Month: October 2018

homelessness

Our tenancy was almost up and so my housemate and I began to look for new accommodation to include another person. We had a good thing going but we could make it better, maybe. My requirements would be a big enough space to stow a child a couple times of week, but other than that – loosey goosey baby, loosey goosey.

That said, as the time pressed closer and we still hadn’t found anything, I start to panic. Usually quite a happy-go-lucky optimist, I became emotionally wobbly at one point, which made me realise that I was afraid of something.

Begin a one week countdown until I’m homeless. I need something, a plan at least. I reach out to people for advice and temporary solutions. My new potential housemate says that he could put me up for as long as needed, and could even take on the boy. A beautifully kind gesture, but I still felt uneasy and anxious.

An unusually robotic personality, driven by logic in the same ways as Dr. Spock and Data, he asks why I am so stressed, what is it specifically that is bothering me so much, considering there is now a fix.

I pause for a moment and then begin to verbalise feelings and thoughts that I didn’t know I had, straight from my subconscious: that if I were to be staying at someones house, with all my belongings in tow or in storage, and I didn’t have a date for when I’d have my shit together, I would feel embarrassed. And then to have to bring a child to this home of someone else, I’d be mortified. I would feel like a failure to those around me, but more importantly, a failure to my son.

He looks at me, nods his head and says ‘Yeah, fair enough’ and walks off.

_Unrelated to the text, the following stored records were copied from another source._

-                      fmaf(px[j * 4 + i], sc4[i], sh4[i]) > 0.f ? __bfloat162float(__float2bfloat16_rn(f[j * 4 + i])) : 0.f;
-                  f[j * 4 + i] = fm;
-                  px[j * 4 + i] *= fm;
+                  if (!kSplitCols || row_ok)
+                    f[j * 4 + i] = fmaf(bf16_at(pre_m, j * 4 + i), sc4[i], sh4[i]) > 0.f
+                                       ? __bfloat162float(__float2bfloat16_rn(f[j * 4 + i]))
+                                       : 0.f;
                 }
               }
-            } else {
-#pragma unroll
-              for (int j = 0; j < 32; ++j) px[j] = 0.f;
-            }
+            }
+          } else if constexpr (kMask) {
+            if (row_ok) {
+#pragma unroll
+              for (int j = 0; j < 4; ++j) {
+                const uint32_t w[4] = {pre_m[j].x, pre_m[j].y, pre_m[j].z, pre_m[j].w};
+#pragma unroll
+                for (int i = 0; i < 4; ++i) {
+                  if ((w[i] & 0x7fffu) == 0u) f[j * 8 + 2 * i] = 0.f;
+                  if ((w[i] & 0x7fff0000u) == 0u) f[j * 8 + 2 * i + 1] = 0.f;
+                }
+              }
+            }
+          }
+          if (out_direct != nullptr) {
+            if (row_ok) {
+              const long long pix = (static_cast<long long>(p3) * p.dim2 + p2) * p.dim1 + p1;
+              float* op = out_direct + pix * p.ld_out + nc;
+#pragma unroll
+              for (int j = 0; j < 32; ++j)
+                if (nc + j < N) op[j] = f[j];
+            }
+            continue;
+          }
+          if (!row_ok) {
+#pragma unroll
+            for (int j = 0; j < 32; ++j) f[j] = 0.f;
+          }
+          if (out_f32) {
+#pragma unroll
+            for (int j = 0; j < 8; ++j)
+              sts128(buf_s + row_s + ((j << 4) ^ sw), __float_as_uint(f[j * 4 + 0]), __float_as_uint(f[j * 4 + 1]),
+                     __float_as_uint(f[j * 4 + 2]), __float_as_uint(f[j * 4 + 3]));
+          } else {
+#pragma unroll
+            for (int j = 0; j < 4; ++j)
+              sts128(buf_s + row_s + (((h * 4 + j) << 4) ^ sw), pack_bf16x2(f[j * 8 + 0], f[j * 8 + 1]),
+                     pack_bf16x2(f[j * 8 + 2], f[j * 8 + 3]), pack_bf16x2(f[j * 8 + 4], f[j * 8 + 5]),
+                     pack_bf16x2(f[j * 8 + 6], f[j * 8 + 7]));
+          }
+          if constexpr (kBnMask) {
+            float px[32];
+#pragma unroll
+            for (int k = 0; k < 32; ++k) px[k] = row_ok ? bf16_at(pre_m, k) * f[k] : 0.f;
             butterfly_step<16>(px, lane);
             butterfly_step<8>(px, lane);
             butterfly_step<4>(px, lane);
             butterfly_step<2>(px, lane);
             butterfly_step<1>(px, lane);
-            const int slot = units == 1 ? (it & 1) : u;
+            const int slot = Cfg::EPI_WGS == 2 ? 0 : (units == 1 ? (it & 1) : u);
 #pragma unroll
             for (int k = 0; k < SLOTS; ++k) {
               if (k == slot) {
@@ -566,44 +623,6 @@
                 run_x[k][1] += h == 0 ? 0.f : px[0];
               }
             }
-          } else if constexpr (kMask) {
-            if (row_ok) {
-#pragma unroll
-              for (int j = 0; j < 4; ++j) {
-                const uint32_t w[4] = {pre_m[j].x, pre_m[j].y, pre_m[j].z, pre_m[j].w};
-#pragma unroll
-                for (int i = 0; i < 4; ++i) {
-                  if ((w[i] & 0x7fffu) == 0u) f[j * 8 + 2 * i] = 0.f;
-                  if ((w[i] & 0x7fff0000u) == 0u) f[j * 8 + 2 * i + 1] = 0.f;
-                }
-              }
-            }
-          }
-          if (out_direct != nullptr) {
-            if (row_ok) {
-              const long long pix = (static_cast<long long>(p3) * p.dim2 + p2) * p.dim1 + p1;
-              float* op = out_direct + pix * p.ld_out + nc;
-#pragma unroll
-              for (int j = 0; j < 32; ++j)
-                if (nc + j < N) op[j] = f[j];
-            }
-            continue;
-          }
-          if (!row_ok) {
-#pragma unroll
-            for (int j = 0; j < 32; ++j) f[j] = 0.f;
-          }
-          if (out_f32) {
-#pragma unroll
-            for (int j = 0; j < 8; ++j)
-              sts128(buf_s + row_s + ((j << 4) ^ sw), __float_as_uint(f[j * 4 + 0]), __float_as_uint(f[j * 4 + 1]),
-                     __float_as_uint(f[j * 4 + 2]), __float_as_uint(f[j * 4 + 3]));
-          } else {
-#pragma unroll
-            for (int j = 0; j < 4; ++j)
-              sts128(buf_s + row_s + (((h * 4 + j) << 4) ^ sw), pack_bf16x2(f[j * 8 + 0], f[j * 8 + 1]),
-                     pack_bf16x2(f[j * 8 + 2], f[j * 8 + 3]), pack_bf16x2(f[j * 8 + 4], f[j * 8 + 5]),
-                     pack_bf16x2(f[j * 8 + 6], f[j * 8 + 7]));
           }
         }
         if (!chunk_live || out_direct != nullptr) continue;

I know he doesn’t mean anything by this – his aim wasn’t to console me, merely to understand, and now he does, leaving me to sit and stew with this confession. Now I am able to acknowledge and better deal with the problems ahead, realising where my anxieties lie, all thanks to my autistic guru and new housemate.

barber

It would take two people complimenting me on my unshaved face to embrace the fact that I would now be actively trying to grow a beard. Granted these people were also young men with stubble of their own, itchy-backed and seeking reciprocity, and technically my employees so they could just be taking the piss, but this was the excuse I needed.

Self-conscious of the empty space that eats into the growth on my cheeks but mostly the one patch under my chin (bothering me enough to write about it at length), I had been told that to fill in these fleshy voids of masculinity I would simply need to go feral and not shave at all. More piss taking perhaps, but in for a penny in for a pound.

Not very flattering images above, but please remember the words of Orson Welles who said that: “part of the reason for the ugliness of adults, in a child’s eyes, is that the child is usually looking upward, and few faces are at their best when seen from below.” And remember too the words of my 3 Mobile Upgrade Consultant who, when speaking of my Samsung J3 (2016) said “The front camera is 5 megapixels, which means it’s a bad camera”. But enough vanity, and onto this beard that I so keenly need to preen.

I let it grow wild and wiry, poking out in all directions from my face, which is hairy enough as it is. When it gets a bit much I trim away at my neck but leave my cheeks and chin. For some reason it doesn’t look normal. Alas, I am in need of a haircut and so I head to my barbers, whom I now trust deeply. The Turkish chaps here know how to deal with dark hair, trimming below the neck of my t-shirt where others would not, throwing fire at my ears like a fucking exorcism. It feels legit.

When the guy sees my attempt at a beard, he asks what I want done with it. I want to grow it. He gives an avuncular nod and equips himself with a small set of clippers. He hacks away and creates a neckline across my throat, traces it with his finger and says that this is where I need to shave, that it will allow the hair to get some volume and make it less lop-sided on my face. He says all of this in a slightly hushed tone, as though he doesn’t want to embarrass me, which I fully appreciate but it does make the words sting a little. I clearly don’t know what the fuck I’m doing.

Onto my sideburns, he trims them down to the corner of my jaw and then in another bout of barberly advice leans in and says that I need to keep this part from growing too much, that it won’t gather, it’ll crawl out and “look like pubes”. I feel like a teenager, with this surrogate barber giving advice that will stop me from getting bullied at school.

I leave the barbers enlightened, and keep up the practice – trimming a neckline and keeping the pubes from the corners of my face. In a matter of weeks the patch has vanished. I plan to keep it going until my entire face is covered. Teen Wolf Ahoy.